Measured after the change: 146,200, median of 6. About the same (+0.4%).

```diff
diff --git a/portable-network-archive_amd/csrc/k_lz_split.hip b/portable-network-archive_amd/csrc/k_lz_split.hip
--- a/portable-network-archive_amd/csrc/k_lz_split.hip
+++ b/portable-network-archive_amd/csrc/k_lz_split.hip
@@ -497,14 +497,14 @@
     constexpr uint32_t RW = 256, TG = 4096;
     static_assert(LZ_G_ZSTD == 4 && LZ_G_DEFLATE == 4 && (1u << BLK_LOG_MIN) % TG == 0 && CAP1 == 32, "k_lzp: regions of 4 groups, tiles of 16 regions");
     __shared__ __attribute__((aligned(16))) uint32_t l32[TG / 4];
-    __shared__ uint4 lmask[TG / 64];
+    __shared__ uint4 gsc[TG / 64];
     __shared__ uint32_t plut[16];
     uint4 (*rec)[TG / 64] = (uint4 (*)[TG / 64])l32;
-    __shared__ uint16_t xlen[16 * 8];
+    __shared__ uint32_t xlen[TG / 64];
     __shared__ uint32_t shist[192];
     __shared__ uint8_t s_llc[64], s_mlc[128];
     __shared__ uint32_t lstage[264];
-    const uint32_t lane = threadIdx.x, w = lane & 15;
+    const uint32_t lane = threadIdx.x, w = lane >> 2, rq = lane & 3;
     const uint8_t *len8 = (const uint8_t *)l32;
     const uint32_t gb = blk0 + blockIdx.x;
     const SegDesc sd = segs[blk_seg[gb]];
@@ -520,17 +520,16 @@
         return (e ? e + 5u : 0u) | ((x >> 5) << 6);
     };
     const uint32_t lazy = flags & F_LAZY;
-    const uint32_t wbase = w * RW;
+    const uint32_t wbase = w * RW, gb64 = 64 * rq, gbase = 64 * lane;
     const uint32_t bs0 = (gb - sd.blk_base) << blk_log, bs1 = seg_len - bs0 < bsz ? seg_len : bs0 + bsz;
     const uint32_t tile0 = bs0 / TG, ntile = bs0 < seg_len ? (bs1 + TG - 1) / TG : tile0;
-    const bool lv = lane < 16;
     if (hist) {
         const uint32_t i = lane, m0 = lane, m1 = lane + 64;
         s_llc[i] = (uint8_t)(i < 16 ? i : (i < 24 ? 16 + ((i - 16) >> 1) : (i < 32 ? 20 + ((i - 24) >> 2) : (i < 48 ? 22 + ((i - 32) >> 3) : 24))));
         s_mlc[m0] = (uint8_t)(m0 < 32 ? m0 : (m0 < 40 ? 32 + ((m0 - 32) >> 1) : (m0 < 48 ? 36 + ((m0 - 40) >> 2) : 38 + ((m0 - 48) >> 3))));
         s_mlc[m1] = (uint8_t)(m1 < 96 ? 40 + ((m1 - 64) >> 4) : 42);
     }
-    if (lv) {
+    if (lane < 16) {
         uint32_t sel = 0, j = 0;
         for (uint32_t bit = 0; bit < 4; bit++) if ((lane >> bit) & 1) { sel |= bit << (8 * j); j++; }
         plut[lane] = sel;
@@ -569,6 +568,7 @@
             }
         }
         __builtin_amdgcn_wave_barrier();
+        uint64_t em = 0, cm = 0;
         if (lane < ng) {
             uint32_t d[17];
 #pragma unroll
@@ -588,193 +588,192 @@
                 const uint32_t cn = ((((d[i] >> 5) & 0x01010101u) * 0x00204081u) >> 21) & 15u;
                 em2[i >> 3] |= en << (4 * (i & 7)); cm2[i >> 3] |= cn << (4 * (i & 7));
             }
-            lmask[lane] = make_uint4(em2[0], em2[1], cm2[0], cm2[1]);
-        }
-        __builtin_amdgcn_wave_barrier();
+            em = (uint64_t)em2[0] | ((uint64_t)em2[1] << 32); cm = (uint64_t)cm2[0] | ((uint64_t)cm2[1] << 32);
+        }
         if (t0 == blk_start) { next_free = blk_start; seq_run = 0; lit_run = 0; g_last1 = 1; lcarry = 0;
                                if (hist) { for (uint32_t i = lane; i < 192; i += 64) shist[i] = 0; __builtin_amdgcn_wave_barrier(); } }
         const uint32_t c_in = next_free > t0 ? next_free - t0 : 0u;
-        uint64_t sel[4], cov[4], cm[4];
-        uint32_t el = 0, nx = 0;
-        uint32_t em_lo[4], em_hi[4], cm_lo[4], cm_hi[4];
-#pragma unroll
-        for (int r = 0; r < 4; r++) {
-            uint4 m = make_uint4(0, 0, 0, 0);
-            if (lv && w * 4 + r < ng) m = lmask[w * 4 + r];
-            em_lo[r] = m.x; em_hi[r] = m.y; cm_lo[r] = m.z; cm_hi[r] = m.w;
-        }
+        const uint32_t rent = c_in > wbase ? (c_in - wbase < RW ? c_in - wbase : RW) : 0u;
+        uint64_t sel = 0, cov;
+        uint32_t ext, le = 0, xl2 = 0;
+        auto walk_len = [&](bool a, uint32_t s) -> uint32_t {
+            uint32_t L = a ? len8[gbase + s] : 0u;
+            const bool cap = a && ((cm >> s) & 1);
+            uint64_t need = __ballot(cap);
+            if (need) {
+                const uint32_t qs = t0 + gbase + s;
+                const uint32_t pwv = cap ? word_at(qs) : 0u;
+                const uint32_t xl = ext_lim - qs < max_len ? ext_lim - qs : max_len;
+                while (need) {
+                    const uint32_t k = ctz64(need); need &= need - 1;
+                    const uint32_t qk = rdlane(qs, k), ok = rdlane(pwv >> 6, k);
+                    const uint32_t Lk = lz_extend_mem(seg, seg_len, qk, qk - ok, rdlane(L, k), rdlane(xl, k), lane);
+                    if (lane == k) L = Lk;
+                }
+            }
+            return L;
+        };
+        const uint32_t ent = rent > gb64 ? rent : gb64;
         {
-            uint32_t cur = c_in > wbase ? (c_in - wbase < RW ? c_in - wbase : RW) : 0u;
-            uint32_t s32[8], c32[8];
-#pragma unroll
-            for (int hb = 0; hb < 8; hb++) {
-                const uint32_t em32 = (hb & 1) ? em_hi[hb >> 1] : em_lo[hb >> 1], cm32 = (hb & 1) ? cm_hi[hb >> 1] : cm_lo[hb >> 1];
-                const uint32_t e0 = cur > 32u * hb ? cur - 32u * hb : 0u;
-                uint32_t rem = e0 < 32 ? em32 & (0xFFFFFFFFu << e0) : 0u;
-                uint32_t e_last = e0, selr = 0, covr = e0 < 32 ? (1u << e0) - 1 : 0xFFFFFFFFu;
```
+ + + + + + +
(What is expected): Copy every record once more, exactly as given.

(Task answer):
Measured after the change: 146,200, median of 6. About the same (+0.4%).

```diff
diff --git a/portable-network-archive_amd/csrc/k_lz_split.hip b/portable-network-archive_amd/csrc/k_lz_split.hip
--- a/portable-network-archive_amd/csrc/k_lz_split.hip
+++ b/portable-network-archive_amd/csrc/k_lz_split.hip
@@ -497,14 +497,14 @@
     constexpr uint32_t RW = 256, TG = 4096;
     static_assert(LZ_G_ZSTD == 4 && LZ_G_DEFLATE == 4 && (1u << BLK_LOG_MIN) % TG == 0 && CAP1 == 32, "k_lzp: regions of 4 groups, tiles of 16 regions");
     __shared__ __attribute__((aligned(16))) uint32_t l32[TG / 4];
-    __shared__ uint4 lmask[TG / 64];
+    __shared__ uint4 gsc[TG / 64];
     __shared__ uint32_t plut[16];
     uint4 (*rec)[TG / 64] = (uint4 (*)[TG / 64])l32;
-    __shared__ uint16_t xlen[16 * 8];
+    __shared__ uint32_t xlen[TG / 64];
     __shared__ uint32_t shist[192];
     __shared__ uint8_t s_llc[64], s_mlc[128];
     __shared__ uint32_t lstage[264];
-    const uint32_t lane = threadIdx.x, w = lane & 15;
+    const uint32_t lane = threadIdx.x, w = lane >> 2, rq = lane & 3;
     const uint8_t *len8 = (const uint8_t *)l32;
     const uint32_t gb = blk0 + blockIdx.x;
     const SegDesc sd = segs[blk_seg[gb]];
@@ -520,17 +520,16 @@
         return (e ? e + 5u : 0u) | ((x >> 5) << 6);
     };
     const uint32_t lazy = flags & F_LAZY;
-    const uint32_t wbase = w * RW;
+    const uint32_t wbase = w * RW, gb64 = 64 * rq, gbase = 64 * lane;
     const uint32_t bs0 = (gb - sd.blk_base) << blk_log, bs1 = seg_len - bs0 < bsz ? seg_len : bs0 + bsz;
     const uint32_t tile0 = bs0 / TG, ntile = bs0 < seg_len ? (bs1 + TG - 1) / TG : tile0;
-    const bool lv = lane < 16;
     if (hist) {
         const uint32_t i = lane, m0 = lane, m1 = lane + 64;
         s_llc[i] = (uint8_t)(i < 16 ? i : (i < 24 ? 16 + ((i - 16) >> 1) : (i < 32 ? 20 + ((i - 24) >> 2) : (i < 48 ? 22 + ((i - 32) >> 3) : 24))));
         s_mlc[m0] = (uint8_t)(m0 < 32 ? m0 : (m0 < 40 ? 32 + ((m0 - 32) >> 1) : (m0 < 48 ? 36 + ((m0 - 40) >> 2) : 38 + ((m0 - 48) >> 3))));
         s_mlc[m1] = (uint8_t)(m1 < 96 ? 40 + ((m1 - 64) >> 4) : 42);
     }
-    if (lv) {
+    if (lane < 16) {
         uint32_t sel = 0, j = 0;
         for (uint32_t bit = 0; bit < 4; bit++) if ((lane >> bit) & 1) { sel |= bit << (8 * j); j++; }
         plut[lane] = sel;
@@ -569,6 +568,7 @@
             }
         }
         __builtin_amdgcn_wave_barrier();
+        uint64_t em = 0, cm = 0;
         if (lane < ng) {
             uint32_t d[17];
 #pragma unroll
@@ -588,193 +588,192 @@
                 const uint32_t cn = ((((d[i] >> 5) & 0x01010101u) * 0x00204081u) >> 21) & 15u;
                 em2[i >> 3] |= en << (4 * (i & 7)); cm2[i >> 3] |= cn << (4 * (i & 7));
             }
-            lmask[lane] = make_uint4(em2[0], em2[1], cm2[0], cm2[1]);
-        }
-        __builtin_amdgcn_wave_barrier();
+            em = (uint64_t)em2[0] | ((uint64_t)em2[1] << 32); cm = (uint64_t)cm2[0] | ((uint64_t)cm2[1] << 32);
+        }
         if (t0 == blk_start) { next_free = blk_start; seq_run = 0; lit_run = 0; g_last1 = 1; lcarry = 0;
                                if (hist) { for (uint32_t i = lane; i < 192; i += 64) shist[i] = 0; __builtin_amdgcn_wave_barrier(); } }
         const uint32_t c_in = next_free > t0 ? next_free - t0 : 0u;
-        uint64_t sel[4], cov[4], cm[4];
-        uint32_t el = 0, nx = 0;
-        uint32_t em_lo[4], em_hi[4], cm_lo[4], cm_hi[4];
-#pragma unroll
-        for (int r = 0; r < 4; r++) {
-            uint4 m = make_uint4(0, 0, 0, 0);
-            if (lv && w * 4 + r < ng) m = lmask[w * 4 + r];
-            em_lo[r] = m.x; em_hi[r] = m.y; cm_lo[r] = m.z; cm_hi[r] = m.w;
-        }
+        const uint32_t rent = c_in > wbase ? (c_in - wbase < RW ? c_in - wbase : RW) : 0u;
+        uint64_t sel = 0, cov;
+        uint32_t ext, le = 0, xl2 = 0;
+        auto walk_len = [&](bool a, uint32_t s) -> uint32_t {
+            uint32_t L = a ? len8[gbase + s] : 0u;
+            const bool cap = a && ((cm >> s) & 1);
+            uint64_t need = __ballot(cap);
+            if (need) {
+                const uint32_t qs = t0 + gbase + s;
+                const uint32_t pwv = cap ? word_at(qs) : 0u;
+                const uint32_t xl = ext_lim - qs < max_len ? ext_lim - qs : max_len;
+                while (need) {
+                    const uint32_t k = ctz64(need); need &= need - 1;
+                    const uint32_t qk = rdlane(qs, k), ok = rdlane(pwv >> 6, k);
+                    const uint32_t Lk = lz_extend_mem(seg, seg_len, qk, qk - ok, rdlane(L, k), rdlane(xl, k), lane);
+                    if (lane == k) L = Lk;
+                }
+            }
+            return L;
+        };
+        const uint32_t ent = rent > gb64 ? rent : gb64;
         {
-            uint32_t cur = c_in > wbase ? (c_in - wbase < RW ? c_in - wbase : RW) : 0u;
-            uint32_t s32[8], c32[8];
-#pragma unroll
-            for (int hb = 0; hb < 8; hb++) {
-                const uint32_t em32 = (hb & 1) ? em_hi[hb >> 1] : em_lo[hb >> 1], cm32 = (hb & 1) ? cm_hi[hb >> 1] : cm_lo[hb >> 1];
-                const uint32_t e0 = cur > 32u * hb ? cur - 32u * hb : 0u;
-                uint32_t rem = e0 < 32 ? em32 & (0xFFFFFFFFu << e0) : 0u;
-                uint32_t e_last = e0, selr = 0, covr = e0 < 32 ? (1u << e0) - 1 : 0xFFFFFFFFu;
```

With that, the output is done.